***** Data supplied *****

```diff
@@ -237,15 +230,23 @@
     if (!poolPtr) {
         poolPtr = std::make_unique<WarmPool>();
     }
-    takeIdle(*poolPtr->idle);
-    poolPtr->list.reserve(poolPtr->list.size() + (n - got));
-    for (; got < n; got++) {
+    WarmPool& pool = *poolPtr;
+    size_t have = pool.idle->size();
+    if (have < n) {
+        std::vector<std::shared_ptr<Executor>> fresh;
+        fresh.reserve(n - have);
+        pool.list.reserve(pool.list.size() + (n - have));
         try {
-            execs[got] = createExecutorLocked(*poolPtr, req.messages[got]);
-        } catch (const std::exception& e) {
-            errors[got] = e.what();
-        }
-    }
+            for (size_t i = have; i < n; i++) {
+                fresh.push_back(createExecutorLocked(pool, msg, false));
+            }
+        } catch (...) {
+            pool.idle->pushBottom(fresh);
+            throw;
+        }
+        pool.idle->pushBottom(fresh);
+    }
+    return pool.idle;
 }
 
 int Scheduler::reapStaleExecutors()
@@ -416,6 +417,26 @@
     return n;
 }
 
+int Scheduler::debugSpinningThreads()
+{
+    std::shared_lock<std::shared_mutex> lock(schedMx);
+    int n = 0;
+    for (auto& [key, pool] : executors) {
+        n += pool->idle->gate.spinning.load(std::memory_order_relaxed);
+    }
+    return n;
+}
+
+int Scheduler::debugDispatchingBatches()
+{
+    std::shared_lock<std::shared_mutex> lock(schedMx);
+    int n = 0;
+    for (auto& [key, pool] : executors) {
+        n += pool->idle->gate.dispatching.load(std::memory_order_relaxed);
+    }
+    return n;
+}
+
 
 static std::atomic<int> fnServersUp{ 0 };
 
```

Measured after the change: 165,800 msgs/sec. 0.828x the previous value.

*****

If "load" is in a line of the listing above, count that line; give the final number and nothing more.

* Answer for the task
2